→ **Exercise instructions**
Each line below from the one containing "const T* q = (const T*)qkv;" through the one containing "const unsigned short* q16" is to be given again exactly, and no line outside that span.

*** Data to process ***

template <class T>
static int attn_dispatch(bool bwd, const void* qkv, const int* lens, const void* dout, void* out, long B, int L, int H, int HD, hipStream_t st) {
    const T* q = (const T*)qkv;
    const bool mfma = sizeof(T) == 2 && (((uintptr_t)qkv | (uintptr_t)out | (uintptr_t)dout) & 15) == 0;
    const unsigned nb4 = (unsigned)((B + 3) / 4);
    const unsigned short* q16 = (const unsigned short*)qkv;
    if (L == 19 && H == 4 && HD == 16) {
        unsigned nb = (unsigned)((B + 2) / 3);
        if (mfma && !bwd) hipLaunchKernelGGL((k_attn_mfma_fwd<19, 4, 16>), dim3(nb4), dim3(256), 0, st, q16, lens, (unsigned short*)out, B);
        else if (mfma && lens) hipLaunchKernelGGL((k_attn_mfma_bwd<19, 4, 16, true>), dim3(nb4), dim3(256), 0, st, q16, lens, (const unsigned short*)dout, (unsigned short*)out, B);
        else if (mfma) hipLaunchKernelGGL((k_attn_mfma_bwd<19, 4, 16, false>), dim3(nb4), dim3(256), 0, st, q16, lens, (const unsigned short*)dout, (unsigned short*)out, B);
        else if (!bwd) hipLaunchKernelGGL((k_attn_fwd<T, 19, 4, 16>), dim3(nb), dim3(64), 0, st, q, lens, (T*)out, B);
        else hipLaunchKernelGGL((k_attn_bwd<T, 19, 4, 16>), dim3(nb), dim3(64), 0, st, q, lens, (const T*)dout, (T*)out, B);
    } else if (L == 25 && H == 4 && HD == 4) {
        unsigned nb = (unsigned)((B + 1) / 2);
        if (mfma && !bwd) hipLaunchKernelGGL((k_attn_mfma_fwd<25, 4, 4>), dim3(nb4), dim3(256), 0, st, q16, lens, (unsigned short*)out, B);
        else if (mfma && lens) hipLaunchKernelGGL((k_attn_mfma_bwd<25, 4, 4, true>), dim3(nb4), dim3(256), 0, st, q16, lens, (const unsigned short*)dout, (unsigned short*)out, B);
        else if (mfma) hipLaunchKernelGGL((k_attn_mfma_bwd<25, 4, 4, false>), dim3(nb4), dim3(256), 0, st, q16, lens, (const unsigned short*)dout, (unsigned short*)out, B);
        else if (!bwd) hipLaunchKernelGGL((k_attn_fwd<T, 25, 4, 4>), dim3(nb), dim3(64), 0, st, q, lens, (T*)out, B);
        else hipLaunchKernelGGL((k_attn_bwd<T, 25, 4, 4>), dim3(nb), dim3(64), 0, st, q, lens, (const T*)dout, (T*)out, B);
    } else return fail(CATAN_EINVAL, "catan_attention: unsupported (L, heads, head_dim); built for (19,4,16) and (25,4,4)");
    HIPCHK(hipGetLastError());
    return CATAN_OK;
}
template <class T, int D, int GL>
static int ln_launch(bool bwd, const void* x, const float* w, const float* b, const void* dy, void* out, float* dw, float* db,
                     long rows, float eps, int relu, hipStream_t st) {
    long nb = (rows + (256 / GL) - 1) / (256 / GL);
    const long cap = bwd ? 2048 : 8192;
    if (nb > cap) nb = cap;
    if (!bwd) hipLaunchKernelGGL((k_ln_fwd<T, D, GL>), dim3((unsigned)nb), dim3(256), 0, st, (const T*)x, w, b, (T*)out, rows, eps, relu);
    else hipLaunchKernelGGL((k_ln_bwd<T, D, GL>), dim3((unsigned)nb), dim3(256), 0, st, (const T*)x, w, b, (const T*)dy, (T*)out, dw, db, rows, eps, relu);
    HIPCHK(hipGetLastError());
    return CATAN_OK;
}
template <class T, int EPL, int GL>
static int lnw_launch(bool bwd, const void* x, const float* w, const float* b, const void* dy, void* out, float* dw, float* db,
                      long rows, float eps, int relu, hipStream_t st) {
    constexpr int RPB = 256 / GL;
    long nb = (rows + RPB - 1) / RPB;
    const long cap = bwd ? 1024 : 8192;
    if (nb > cap) nb = cap;
// ... 196 lines not shown
    if (cfg) e->cfg = *cfg; else catan_cfg_default(&e->cfg);
    size_t bytes = (size_t)e->N * STATE_BYTES_PER_GAME;
    hipError_t rc = hipMalloc(&e->state, bytes);
    if (rc == hipSuccess) rc = hipMalloc((void**)&e->mpk, (size_t)e->N * MPK_STRIDE * sizeof(u32));
    if (rc == hipSuccess) rc = hipMalloc((void**)&e->spec_state, (size_t)e->N * REC * sizeof(u32));
    if (rc == hipSuccess) rc = hipMalloc((void**)&e->spec_mpk, (size_t)e->N * MPK_STRIDE * sizeof(u32));
    if (rc == hipSuccess) rc = hipMalloc((void**)&e->err, 64);
    if (rc == hipSuccess) rc = hipMalloc((void**)&e->scratch_actions, (size_t)e->n * ACTION_WORDS * sizeof(i32));
    if (rc == hipSuccess) rc = hipMalloc((void**)&e->scratch_reward, (size_t)e->n * 4 * sizeof(float));
    if (rc == hipSuccess) rc = hipMalloc((void**)&e->scratch_done, (size_t)e->n);
    if (rc == hipSuccess) rc = hipMalloc((void**)&e->pend.ctr, CTR_WORDS * sizeof(u32));
    if (rc == hipSuccess) rc = hipMalloc((void**)&e->pend.req[0], (size_t)e->N * sizeof(u64));
    if (rc == hipSuccess) rc = hipMalloc((void**)&e->pend.req[1], (size_t)e->N * sizeof(u64));
    if (rc == hipSuccess) rc = hipMalloc((void**)&e->pend.req[2], (size_t)e->N * sizeof(u64));
    if (rc == hipSuccess) rc = hipMalloc((void**)&e->f_reward, (size_t)e->n * 4 * sizeof(float));
    if (rc == hipSuccess) rc = hipMalloc((void**)&e->f_done, (size_t)e->n);
    int lr_cus = getenv("CATAN_LR_CUS") ? atoi(getenv("CATAN_LR_CUS")) : 0;
    if (rc == hipSuccess && lr_cus > 0) {
        hipDeviceProp_t prop; int dev = 0;
        int cus = (hipGetDevice(&dev) == hipSuccess && hipGetDeviceProperties(&prop, dev) == hipSuccess) ? prop.multiProcessorCount : 256;
        if (lr_cus > cus) lr_cus = cus;
        std::vector<uint32_t> mask((cus + 31) / 32, 0u);
        const char* pat = getenv("CATAN_LR_CUS_PATTERN");
        for (int k = 0; k < lr_cus; k++) { const int b = (pat && pat[0] == 'b') ? k : (int)((long)k * cus / lr_cus); mask[b >> 5] |= 1u << (b & 31); }
        rc = hipExtStreamCreateWithCUMask(&e->fstream[0], (uint32_t)mask.size(), mask.data());
    } else if (rc == hipSuccess) rc = hipStreamCreateWithFlags(&e->fstream[0], hipStreamNonBlocking);
    e->fstream[1] = e->fstream[0];
    for (int i = 0; i < 3 && rc == hipSuccess; i++) {
        rc = hipEventCreateWithFlags(&e->ev_fready[i], EV_SYNC);
        if (rc == hipSuccess) rc = hipEventCreateWithFlags(&e->ev_fdone[i], EV_SYNC);
    }
    for (int i = 0; i < 2 && rc == hipSuccess; i++) {
        rc = hipMalloc((void**)&e->pend.heavy[i], (size_t)e->N * sizeof(u64));
        if (rc == hipSuccess) rc = hipMalloc((void**)&e->pend.resets[i][0], (size_t)e->N * sizeof(i32));
        if (rc == hipSuccess) rc = hipMalloc((void**)&e->pend.resets[i][1], (size_t)e->N * sizeof(i32));
        if (rc == hipSuccess) rc = hipMalloc((void**)&e->pend.resets[i][2], (size_t)e->N * sizeof(i32));
        if (rc == hipSuccess) rc = hipEventCreateWithFlags(&e->ev_sdone[i], EV_SYNC);
    }
    if (rc == hipSuccess) rc = hipMalloc((void**)&e->pend.heavy2, (size_t)e->N * sizeof(u64));
    if (rc == hipSuccess) rc = hipStreamCreateWithFlags(&e->sstream, hipStreamNonBlocking);
    if (rc == hipSuccess) rc = hipMalloc((void**)&e->s_reward, (size_t)e->n * 4 * sizeof(float));
    if (rc == hipSuccess) rc = hipMalloc((void**)&e->s_done, (size_t)e->n);
    e->fused_subs = DEFAULT_FUSED_SUBS;
    if (const char* fs = getenv("CATAN_FUSED_SUBS")) { const int v = atoi(fs); if (v == 1 || v == 2 || v == 4 || v == 8 || v == 16) e->fused_subs = v; }
    static_assert(DEFAULT_FUSED_SUBS <= MAX_SUBS, "sub-lists per bin");
    if (rc == hipSuccess) rc = hipMalloc((void**)&e->pend.lists, (size_t)BIN_SETS * NBINS * e->fused_subs * e->N * sizeof(i32));
    if (rc == hipSuccess) rc = hipMalloc((void**)&e->pend.bctr, (size_t)BIN_SETS * NBINS * MAX_SUBS * BCTR_PAD * sizeof(u32));
    if (rc == hipSuccess) rc = hipStreamCreateWithFlags(&e->side, hipStreamNonBlocking);
    if (rc == hipSuccess) rc = hipEventCreateWithFlags(&e->ev_fork, EV_SYNC);
    if (rc == hipSuccess) rc = hipEventCreateWithFlags(&e->ev_join, EV_SYNC);
    if (rc == hipSuccess) rc = hipMalloc((void**)&e->pend.type, (size_t)e->N);
    if (rc == hipSuccess) rc = hipMalloc((void**)&e->pend.who, (size_t)e->N);
    if (rc == hipSuccess) rc = hipMalloc((void**)&e->pend.len, (size_t)e->N * sizeof(u64));
    if (rc == hipSuccess) rc = hipMalloc((void**)&e->pend.arrive, (size_t)e->N * sizeof(u32));
    if (rc == hipSuccess) rc = hipMalloc((void**)&e->pend.spec, (size_t)e->N * sizeof(u64));
    if (rc == hipSuccess) rc = hipMalloc((void**)&e->pend.busy, (size_t)e->N);
    if (rc == hipSuccess) rc = hipMalloc((void**)&e->pctr, (size_t)e->N * sizeof(u32));
    if (rc == hipSuccess) rc = hipMalloc((void**)&e->prof_wave, (size_t)prof_wave_rows(e->N) * 8 * sizeof(u32));
    if (rc == hipSuccess) rc = hipMalloc((void**)&e->prof, PROF_WORDS * sizeof(unsigned long long));
    if (rc != hipSuccess) { catan_destroy(e); return fail(CATAN_ENOMEM, std::string("catan_create: hipMalloc: ") + hipGetErrorString(rc)); }
    HIPCHK(hipMemset(e->state, 0, bytes));
    HIPCHK(hipMemset(e->err, 0, 64));
    HIPCHK(hipMemset(e->spec_mpk, 0, (size_t)e->N * MPK_STRIDE * sizeof(u32)));
    HIPCHK(hipMemset(e->pend.ctr, 0, CTR_WORDS * sizeof(u32)));
    HIPCHK(hipMemset(e->pend.type, 0, (size_t)e->N));
    HIPCHK(hipMemset(e->pend.busy, 0, (size_t)e->N));
    HIPCHK(hipMemset(e->pend.len, 0, (size_t)e->N * sizeof(u64)));
    HIPCHK(hipMemset(e->pctr, 0, (size_t)e->N * sizeof(u32)));
    e->lr_budget[0] = LR_BUDGET; e->lr_budget[1] = LR_BUDGET_DEFERRED; e->lr_budget[2] = LR_BUDGET_FUSED;
    e->lr_round[0] = LR_ROUND_LOCKSTEP; e->lr_round[1] = LR_ROUND;
    e->step_games = DEFAULT_STEP_WAVE_GAMES;
    e->deferred_fused = 1;
    if (const char* df = getenv("CATAN_DEFERRED_FUSED")) e->deferred_fused = atoi(df) != 0;
    e->step_wpb = 1;
    if (const char* wp = getenv("CATAN_STEP_WAVES_PER_BLOCK")) e->step_wpb = atoi(wp) == 4 ? 4 : 1;
    e->step_bin_order = 1;
    if (const char* bo = getenv("CATAN_STEP_BIN_ORDER")) e->step_bin_order = atoi(bo) != 0;
    e->lr_split = 1;
    e->t1_group = 2;
    if (const char* tg = getenv("CATAN_T1_GROUP")) e->t1_group = atoi(tg) == 1 ? 1 : 2;
    e->lr_mid_budget = 256; e->lr_mid_heavy_grid = 32;
    if (const char* mb = getenv("CATAN_LR_MID_BUDGET")) { e->lr_mid_budget = atoi(mb) > 0 ? atoi(mb) : 0; if (e->lr_mid_budget == 0) e->lr_mid_heavy_grid = 128; }
    if (const char* mg = getenv("CATAN_LR_MID_HEAVY_GRID")) { const int g = atoi(mg); if (g >= 8 && g <= 256) e->lr_mid_heavy_grid = g; }
    if (const char* ls = getenv("CATAN_LR_SPLIT")) e->lr_split = atoi(ls) == 0 ? 0 : (atoi(ls) == 2 ? 2 : 1);
    if (const char* sg = getenv("CATAN_STEP_WAVE_GAMES")) { const int g = atoi(sg); if (g == 64 || g == 32 || g == 16) e->step_games = g; }
    e->pend.fa = 0; e->pend.ftag = 1; e->pend.sa = 0; e->pend.stag = 1; e->pend.sample = 0; e->pend.bnext = 0; e->pend.brel = -1; e->pend.bclear = 1; e->pend.lrq_clear = -1;
    e->pend.nsub = 1;
    HIPCHK(hipMemset(e->pend.bctr, 0, (size_t)BIN_SETS * NBINS * MAX_SUBS * BCTR_PAD * sizeof(u32)));
    HIPCHK(hipMemset(e->mpk, 0, (size_t)e->N * MPK_STRIDE * sizeof(u32)));
    e->ctx.R = (u32*)e->state;
    e->ctx.N = e->N; e->ctx.n = e->n;
    e->ctx.key0 = (u32)seed; e->ctx.key1 = (u32)(seed >> 32);
    e->ctx.env_id0 = env_id0;
    int r = catan_reset(e, nullptr, nullptr);
    if (r != CATAN_OK) { catan_destroy(e); return r; }
    HIPCHK(hipStreamSynchronize(nullptr));
    *out = e;
    return CATAN_OK;
}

*** End of Data to process ***

→ **Your response**
    const T* q = (const T*)qkv;
    const bool mfma = sizeof(T) == 2 && (((uintptr_t)qkv | (uintptr_t)out | (uintptr_t)dout) & 15) == 0;
    const unsigned nb4 = (unsigned)((B + 3) / 4);
    const unsigned short* q16 = (const unsigned short*)qkv;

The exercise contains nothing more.